__Work item__
Wherever a line in the data holds the word "include", pull that line out.

--- Source data Enclosed Below ---

# RobotLocomotion/pytorch-dense-correspondence

Hardware: NVIDIA H100
Metric: image-pairs/s (640x480, D=3) fwd+loss+bwd (higher is better)
Workload: dtype f32 (bf16x3 split on the wgmma tensor cores, fp32 accumulate)

## Files before the change

### pytorch-dense-correspondence_b200/csrc/conv_tc.cu

```cuda
#include <cuda.h>
#include <algorithm>
#include <cstdlib>
#include <cstring>
#include <functional>
#include <mutex>
#include <unordered_map>

#include "conv.cuh"
#include "conv_tc.cuh"

namespace ddn {

constexpr int TC_BLOCK_K = 64;
constexpr int TC_CONSUMERS = 256;
constexpr int TC_THREADS = TC_CONSUMERS + 32;
constexpr int TC_PRODUCER_WARP = TC_CONSUMERS / 32;
constexpr int TC_WIDE_THREADS = TC_CONSUMERS + 128;
constexpr int TC_A_BYTES = 128 * TC_BLOCK_K * 2;

__device__ __forceinline__ uint32_t smem_u32(const void* p) { return (uint32_t)__cvta_generic_to_shared(p); }

__device__ __forceinline__ void mbar_init(uint32_t bar, uint32_t count) {
  asm volatile("mbarrier.init.shared::cta.b64 [%0], %1;" ::"r"(bar), "r"(count));
}
// ... 91 lines not shown
        "wgmma.mma_async.sync.aligned.m64n128k16.f32.bf16.bf16 {"
        "%0, %1, %2, %3, %4, %5, %6, %7, %8, %9, %10, %11, %12, %13, %14, %15, "
        "%16, %17, %18, %19, %20, %21, %22, %23, %24, %25, %26, %27, %28, %29, %30, %31, "
        "%32, %33, %34, %35, %36, %37, %38, %39, %40, %41, %42, %43, %44, %45, %46, %47, "
        "%48, %49, %50, %51, %52, %53, %54, %55, %56, %57, %58, %59, %60, %61, %62, %63"
        "}, %64, %65, p, 1, 1, %67, %67;\n}\n"
        : "+f"(d[0]), "+f"(d[1]), "+f"(d[2]), "+f"(d[3]), "+f"(d[4]), "+f"(d[5]), "+f"(d[6]), "+f"(d[7]),
          "+f"(d[8]), "+f"(d[9]), "+f"(d[10]), "+f"(d[11]), "+f"(d[12]), "+f"(d[13]), "+f"(d[14]), "+f"(d[15]),
          "+f"(d[16]), "+f"(d[17]), "+f"(d[18]), "+f"(d[19]), "+f"(d[20]), "+f"(d[21]), "+f"(d[22]), "+f"(d[23]),
          "+f"(d[24]), "+f"(d[25]), "+f"(d[26]), "+f"(d[27]), "+f"(d[28]), "+f"(d[29]), "+f"(d[30]), "+f"(d[31]),
          "+f"(d[32]), "+f"(d[33]), "+f"(d[34]), "+f"(d[35]), "+f"(d[36]), "+f"(d[37]), "+f"(d[38]), "+f"(d[39]),
          "+f"(d[40]), "+f"(d[41]), "+f"(d[42]), "+f"(d[43]), "+f"(d[44]), "+f"(d[45]), "+f"(d[46]), "+f"(d[47]),
          "+f"(d[48]), "+f"(d[49]), "+f"(d[50]), "+f"(d[51]), "+f"(d[52]), "+f"(d[53]), "+f"(d[54]), "+f"(d[55]),
          "+f"(d[56]), "+f"(d[57]), "+f"(d[58]), "+f"(d[59]), "+f"(d[60]), "+f"(d[61]), "+f"(d[62]), "+f"(d[63])
        : "l"(a), "l"(b), "r"(scale_d), "n"(TRANS));
  }
};
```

--- End of Enclosed Source data ---

__Written solution__
#include <cuda.h>
#include <algorithm>
#include <cstdlib>
#include <cstring>
#include <functional>
#include <mutex>
#include <unordered_map>
#include "conv.cuh"
#include "conv_tc.cuh"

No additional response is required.